■ Exercise brief
Pick out each line of the records in which the word "NCOEF" appears.

■ Input for this task
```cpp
__device__ __forceinline__ float* x2h_trailer(const usip_split3_desc& d)
{
    const int bm = d.tile_rows, ksteps = (d.K + XBK - 1) / XBK;
    return reinterpret_cast<float*>(reinterpret_cast<unsigned char*>(d.planes) +
                                    (long long)((d.M + bm - 1) / bm) * ksteps * 2 * bm * 32);
}

__device__ __forceinline__ void absmax_part(const usip_split3_desc& d, int part)
{
    __shared__ float red[4];
    const long long total = (long long)d.M * d.K, per = (total + X2H_PARTS - 1) / X2H_PARTS;
    const long long i0 = part * per, i1 = i0 + per < total ? i0 + per : total;
    float mx = 0.f;
    for (long long i = i0 + threadIdx.x; i < i1; i += 256) {
        const int k = (int)(i / d.M), m = (int)(i % d.M);
// ... 744 lines not shown
#undef USIP_X2L_PRODUCT
#undef USIP_X2L_READ_FRAGS
    {
        const float out_scale = 1.0f / (gscale * xscale);
#pragma unroll
        for (int i = 0; i < TM; ++i)
#pragma unroll
            for (int j = 0; j < TN; ++j)
#pragma unroll
                for (int r = 0; r < 16; ++r) acc[i][j][r] *= out_scale;
    }
    wgrad_store_partial<TM, TN>(a, acc, slice, m0, n0, wm, wn, lane);
}


template <int PRO, int EPI, bool RB = false>
__global__ __launch_bounds__(256) __attribute__((amdgpu_waves_per_eu(2, 2))) void gemm_x2r_kernel(const GemmArgs a, const uint4* __restrict__ planes)
{
    constexpr bool POOL = (PRO == PRO_BN_BWD_POOL);
    constexpr bool TWO = (PRO == PRO_BN_BWD) || POOL;
    constexpr int NCOEF = TWO ? 4 : 2;
    constexpr int BN = 64, SLAB = 64, PLB = BN * SLAB * 2;
    __shared__ __attribute__((aligned(16))) unsigned char Bs[2][2][PLB];
    __shared__ float cf[NCOEF][128];
    __shared__ float redm[4];
    __shared__ float rbs[RB ? 2 : 1][RB ? 128 : 1][2];

    const int tid = threadIdx.x, lane = tid & 63;
    const int wave = __builtin_amdgcn_readfirstlane(tid >> 6);
    const int c = lane & 31, kh = lane >> 5;
    const int nk = (a.K + XBK - 1) / XBK;
    const int nslab = (a.K + SLAB - 1) / SLAB;
// ... 24 lines not shown
    bf16x8 fa[8][2];
    {
        const int row = wave * 32 + c;
        const int chunk = row * 2 + ((kh ^ (row >> 3)) & 1);
#pragma unroll
        for (int s8 = 0; s8 < 8; ++s8)
#pragma unroll
            for (int pl = 0; pl < 2; ++pl) {
                uint4 v = make_uint4(0u, 0u, 0u, 0u);
                if (s8 < nk) v = planes[(long long)(s8 * 2 + pl) * 256 + chunk];
                fa[s8][pl] = __builtin_bit_cast(bf16x8, v);
            }
    }
    __shared__ float bsh[128];
    if (tid < 128) bsh[tid] = (a.bias && tid < a.M) ? a.bias[tid] : 0.f;
    float s1[EPI == EPI_STATS ? 16 : 1], s2[EPI == EPI_STATS ? 16 : 1];
    if (EPI == EPI_STATS) {
#pragma unroll
        for (int r = 0; r < 16; ++r) { s1[r] = 0.f; s2[r] = 0.f; }
    }

    const int xp = tid & 63;
    const int xkg = wave;
    const int pgrp = POOL ? a.P / a.pool_group : 0;
    const unsigned cloud_bytes = (unsigned)a.K * (unsigned)a.P * 4u, pool_bytes = (unsigned)a.K * (unsigned)pgrp * 4u;

    struct Raw { float x[16]; float y[TWO ? 16 : 1]; int arg[POOL ? 16 : 1]; int xkin; float rb; };
    const int ngrp = RB ? a.P / a.rb_group : 0;
    auto load_slab = [&](int tile, int sl, Raw& r) {
        const int b = tile / tpc, p0 = (tile - b * tpc) * BN;
// ... 95 lines not shown
                        acc[j] = __builtin_amdgcn_mfma_f32_32x32x16_f16(__builtin_bit_cast(f16x8, w0), __builtin_bit_cast(f16x8, fb[1][j]), acc[j], 0, 0, 0);
                        acc[j] = __builtin_amdgcn_mfma_f32_32x32x16_f16(__builtin_bit_cast(f16x8, w1), __builtin_bit_cast(f16x8, fb[0][j]), acc[j], 0, 0, 0);
                        acc[j] = __builtin_amdgcn_mfma_f32_32x32x16_f16(__builtin_bit_cast(f16x8, w0), __builtin_bit_cast(f16x8, fb[0][j]), acc[j], 0, 0, 0);
                    }
                }
            }
        }
        if (q + 1 < nsteps) {
            store_slab(cur ^ 1, slab_of(q + 1), nxt, ((q + 1) / nslab) & 1);
            if (q + 1 + DIST < nsteps) load_slab(tile_of(q + 1 + DIST), slab_of(q + 1 + DIST), nxt);
        }
        if (sl == nslab - 1) {
            const int tile = tile_of(q);
            const int b = tile / tpc, pt = tile - b * tpc, p0 = pt * BN;
            float* yb = a.Y + (long long)b * a.y_rows * a.P;
#pragma unroll
            for (int j = 0; j < 2; ++j) {
                const int pp = p0 + j * 32 + c;
                const bool pok = pp < a.P;
#pragma unroll
                for (int r = 0; r < 16; ++r) {
                    const int ch = wave * 32 + 8 * (r >> 2) + 4 * kh + (r & 3);
                    float v = __builtin_fmaf(acc[j][r], out_scale, bsh[ch]);
                    if (RB) v += rbs[RB ? (q / nslab) & 1 : 0][RB ? ch : 0][j];
                    if (pok && ch < a.M) {
                        st_out<RB ? ST_X2R : ST_X2R_PLAIN>(yb + (long long)ch * a.P + pp, v);
                        if (EPI == EPI_STATS) { s1[EPI == EPI_STATS ? r : 0] += v; s2[EPI == EPI_STATS ? r : 0] = __builtin_fmaf(v, v, s2[EPI == EPI_STATS ? r : 0]); }
                    }
                }
            }
#pragma unroll
            for (int j = 0; j < 2; ++j)
#pragma unroll
                for (int r = 0; r < 16; ++r) acc[j][r] = 0.f;
        }
        asm volatile("s_waitcnt lgkmcnt(0)" ::: "memory");
        __builtin_amdgcn_s_barrier();
        cur ^= 1;
    };
    for (int q = 0; q < nsteps; q += 2) {
        step(q, DIST == 2 ? rB : rA);
        if (q + 1 < nsteps) step(q + 1, rA);
    }
    if (EPI == EPI_STATS) {
#pragma unroll
        for (int r = 0; r < 16; ++r) {
            float u = usip_row16_sum(s1[EPI == EPI_STATS ? r : 0]), v = usip_row16_sum(s2[EPI == EPI_STATS ? r : 0]);
            u += __shfl_xor(u, 16);
            v += __shfl_xor(v, 16);
            const int ch = wave * 32 + 8 * (r >> 2) + 4 * kh + (r & 3);
            if (c == 0 && ch < a.M) {
                a.stats[(long long)ch * G + blockIdx.x] = u;
                a.stats[(long long)G * a.M + (long long)ch * G + blockIdx.x] = v;
            }
        }
    }
}

}

extern "C" int usip_mlp_x3p_tile_rows(int M, int P, int nb)
{
    const int t = usip_tuning_value(USIP_TUNE_X3_GEMM_TILE);
    if (M <= 128 || t == 1) return 128;
    const long long wide = (long long)((M + 255) / 256) * nb * ((P + 127) / 128);
    return wide >= 256 ? 256 : 128;
}


extern "C" long long usip_mlp_split3_bytes(int M, int K)
{
// ... 215 lines not shown
    if (pro == PRO_AFFINE_RELU && rowbias) {
        if (stats) USIP_LAUNCH((gemm_x2r_kernel<PRO_AFFINE_RELU, EPI_STATS, true>), dim3(grid), dim3(256), 0, st, a, pl);
        else USIP_LAUNCH((gemm_x2r_kernel<PRO_AFFINE_RELU, EPI_NONE, true>), dim3(grid), dim3(256), 0, st, a, pl);
    } else if (pro == PRO_AFFINE_RELU) {
        if (stats) USIP_LAUNCH((gemm_x2r_kernel<PRO_AFFINE_RELU, EPI_STATS>), dim3(grid), dim3(256), 0, st, a, pl);
        else USIP_LAUNCH((gemm_x2r_kernel<PRO_AFFINE_RELU, EPI_NONE>), dim3(grid), dim3(256), 0, st, a, pl);
    } else if (pro == PRO_BN_BWD) {
        USIP_LAUNCH((gemm_x2r_kernel<PRO_BN_BWD, EPI_NONE>), dim3(grid), dim3(256), 0, st, a, pl);
    } else {
        USIP_LAUNCH((gemm_x2r_kernel<PRO_BN_BWD_POOL, EPI_NONE>), dim3(grid), dim3(256), 0, st, a, pl);
    }
    USIP_LAUNCH_CHECK();
    return USIP_OK;
}

namespace usip_mlp {

void wgrad_x3_plan(int M, int N, int P, int nb, int* seglen, int* segs, int* tiles)
{
    *tiles = ((M + 255) / 256) * ((N + 255) / 256);
    long long want = (usip_tuning_value(USIP_TUNE_X3_WGRAD_TILE) == 2 ? 512 : 256) / (*tiles);
    if (want < 1) want = 1;
    long long per_cloud = (want + nb - 1) / nb;
    if (per_cloud < 1) per_cloud = 1;
    long long sl = (P + per_cloud - 1) / per_cloud;
    sl = ((sl + 31) / 32) * 32;
    long long floor_sl = 512;
    if (usip_tuning_value(USIP_TUNE_X3_WGRAD_TILE) != 4)
        while (floor_sl > 128 && (long long)(*tiles) * nb * ((P + floor_sl - 1) / floor_sl) < 192) floor_sl /= 2;
    if (sl < floor_sl) sl = floor_sl;
// ... 36 lines not shown
```

usip_amd/functional.py:

```python
from typing import Optional, Tuple

import torch
import torch.nn.functional as F

from . import ops, prof


GRAD_SINK = False
DEFER_BN_COUNTERS = False


FUSED_NARROW_BWD = True
FUSED_NARROW_RED = True
import os as _os
if _os.environ.get("USIP_NARROW_BWD") is not None:
    FUSED_NARROW_BWD = _os.environ["USIP_NARROW_BWD"] not in ("0", "off")
if _os.environ.get("USIP_NARROW_RED") is not None:
    FUSED_NARROW_RED = _os.environ["USIP_NARROW_RED"] not in ("0", "off")


SEGMENT_BACKWARD = _os.environ.get("USIP_SEGMENT_BWD", "1") not in ("0", "off")


WT_CACHE = None
# ... 502 lines not shown
                dw = ops.mlp_wgrad(dz, x, pro=2, G2=y, coef4=coef4, xcoef=xcoef,
                                   out=sink[0].view(w2.shape) if sink else None)
        db = torch.zeros_like(gamma) if (ctx.needs_input_grad[3] and not sink) else None
        if sink:
            dw = db = dgamma = dbeta = None
        return (dx, None, dw, db, dgamma, dbeta) + tail


class _SharedMLPLayerMax(torch.autograd.Function):

    @staticmethod
    def forward(ctx, x, xcoef, dims, w2, bias, gamma, beta, running_mean, running_var, momentum, eps, sink):
        B, Cin, M, K = dims
        x3 = x.contiguous().view(B, Cin, M * K)
        Cout = w2.shape[0]
        y, stats = ops.mlp_gemm(_kmajor(w2), x3, bias, want_stats=True,
                                pro=0 if xcoef is None else 1, coef=xcoef)
        mean, invstd, coef = ops.bn_finalize(stats, B * M * K, gamma, beta, eps, momentum, running_mean, running_var)
        y = _relu_hook(y, coef)
        pooled, arg, yarg = _pooled_act(y.view(B, Cout, M, K), coef, True, want_yarg=True)
        ctx.save_for_backward(x3, xcoef, w2, y, coef, mean, invstd, gamma, arg, yarg)
        ctx.dims, ctx.sink, ctx.x_shape = (B, Cin, Cout, M, K), sink, tuple(x.shape)
        return pooled

    @staticmethod
    def backward(ctx, dpooled):
        x3, xcoef, w2, y, coef, mean, invstd, gamma, arg, yarg = ctx.saved_tensors
        B, Cin, Cout, M, K = ctx.dims
        sink = ctx.sink
        dpooled = dpooled.contiguous()
        dgamma, dbeta, coef4 = ops.bn_pool_backward_reduce(dpooled, arg, y.view(B, Cout, M, K), coef, mean, invstd,
                                                           gamma, True, dgamma_out=sink[2] if sink else None,
                                                           dbeta_out=sink[3] if sink else None, yarg=yarg)
        pool = (dpooled, arg, K)
        dx = dw = None
# ... 536 lines not shown
```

■ Exercise response
    constexpr int NCOEF = TWO ? 4 : 2;
    __shared__ float cf[NCOEF][128];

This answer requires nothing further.